To evaluate posterior subtenon injection of triamcinolone acetonide for refractory diabetic macular edema (DME).

Design

Retrospective, interventional, case series.

Methods

setting: Clinical practice. patient population: Patients with persistent clinically significant DME involving the center of the fovea 3 or more months after one or more treatments of focal macular photocoagulation were included. Exclusion criteria were a history of corticosteroid-responsive intraocular pressure (IOP) rise, intraocular surgery within 3 months, and any laser treatment within 1 month. procedure: All patients received an ophthalmic history and examination including best-corrected Snellen visual acuity, IOP measurement, anterior segment examination including evaluation of lens status with LOCS II criteria, dilated fundus examination, and a posterior subtenon injection of 40 mg triamcinolone acetonide at baseline.

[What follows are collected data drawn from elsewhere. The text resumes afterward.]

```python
def cast_from_f32(dst16, src32):
    _require_cuda(dst16, src32)
    r1, n1, s1 = _rows2d(dst16)
    r2, n2, s2 = _rows2d(src32)
    if (r1, n1) != (r2, n2):
        r1, n1, s1, s2 = dst16.shape[0], dst16[0].numel(), dst16.stride(0), src32.stride(0)
        assert dst16[0].is_contiguous() and src32[0].is_contiguous()
    _check(load().usp_cast_from_f32(dtype_code(dst16.dtype), ctypes.c_void_p(dst16.data_ptr()), s1,
                                    ctypes.c_void_p(src32.data_ptr()), s2, r1, n1, _stream()),
           "usp_cast_from_f32")


def add_f32(dst, a, b):
    _require_cuda(dst, a, b)
    assert dst.shape == a.shape == b.shape
    if dst.is_contiguous() and a.is_contiguous() and b.is_contiguous():
        rows, n, sd, sa, sb_ = 1, dst.numel(), dst.numel(), a.numel(), b.numel()
    else:
        assert dst[0].is_contiguous() and a[0].is_contiguous() and b[0].is_contiguous()
        rows, n = dst.shape[0], dst[0].numel()
        sd, sa, sb_ = dst.stride(0), a.stride(0), b.stride(0)
    _check(load().usp_add_f32(ctypes.c_void_p(dst.data_ptr()), sd, ctypes.c_void_p(a.data_ptr()), sa,
                              ctypes.c_void_p(b.data_ptr()), sb_, rows, n, _stream()), "usp_add_f32")


def mfma_probe(operands: torch.Tensor, iters: int, waves_per_simd: int = 1, clocks: Optional[torch.Tensor] = None):
    _require_cuda(operands, clocks)
    assert operands.dtype == torch.bfloat16 and operands.is_contiguous() and operands.numel() >= 32768
    key = ("probe_sink", operands.device.index)
    sink = _SCHED.get(key)
    if sink is None:
        sink = _SCHED[key] = torch.zeros(512, dtype=torch.float32, device=operands.device)
    _check(load().usp_mfma_probe(ctypes.c_void_p(operands.data_ptr()), operands.numel() * 2, int(iters), int(waves_per_simd),
                                 ctypes.c_void_p(sink.data_ptr()), ctypes.c_void_p(clocks.data_ptr() if clocks is not None else None),
                                 _stream()), "usp_mfma_probe")
    cus = torch.cuda.get_device_properties(operands.device).multi_processor_count
    return cus * 4 * waves_per_simd * iters * 64 * 32768.0
```

### long-context-attention_amd/csrc/usp_bwd_params.hpp

```cpp
#pragma once
#include "usp_common.hpp"
#include "usp_dropout_rng.h"

namespace usp {

struct BwdParams {
  const char* dout; const char* q; const char* k; const char* v;
  const float* lse; const float* delta;
  float* dq; float* dk; float* dv;
  int64_t do_sb, do_ss, do_sh;
  int64_t q_sb, q_ss, q_sh;
  int64_t k_sb, k_ss, k_sh;
  int64_t v_sb, v_ss, v_sh;
  int64_t lse_sb, lse_sh, dl_sb, dl_sh;
  int64_t dq_sb, dq_ss, dq_sh;
  int64_t dk_sb, dk_ss, dk_sh;
  int64_t dv_sb, dv_ss, dv_sh;
  int B, Sq, Sk, Hq, Hkv, G, nblk;
  int n_items;
  int causal_off;
  float scale, scale_log2;
  int accum_dq, accum_dk, accum_dv;
  char* dq16; char* dk16; char* dv16;
  int64_t dq16_sb, dq16_ss, dq16_sh, dk16_sb, dk16_ss, dk16_sh, dv16_sb, dv16_ss, dv16_sh;
  float* ws_dk; float* ws_dv;
  int64_t ws_rows;
  int split;
  int gsub, ngrp;
  int qsplit;
  int ksplit;
  int nslab;
  float* ws_dq;
  int win_on, win_lo;
  const int* seq_q; const int* seq_k;
  int* sched;
  int sched_lds;
  int interleave;
  int walk_g;
  int wide16;
};
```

Patients were reevaluated at 1, 3, 6, and 12 months after injection.

Results

Seventy-three injections were performed in 63 eyes of 50 patients. The mean baseline visual acuity was 20/80. Mean visual acuity significantly improved to 20/50 at 1 month, then stabilized to 20/65 at 3 months, 20/68 at 6 months, and 20/63 at 12 months. Complications were rare, with a transient significant rise in intraocular pressure at the 3-month evaluation and ptosis in two patients.

Conclusions

Visual acuities remained stable or improved over a 12-month period after posterior subtenon triamcinolone injections for refractory DME. There was a statistically significant improvement in visual acuity at 1 month.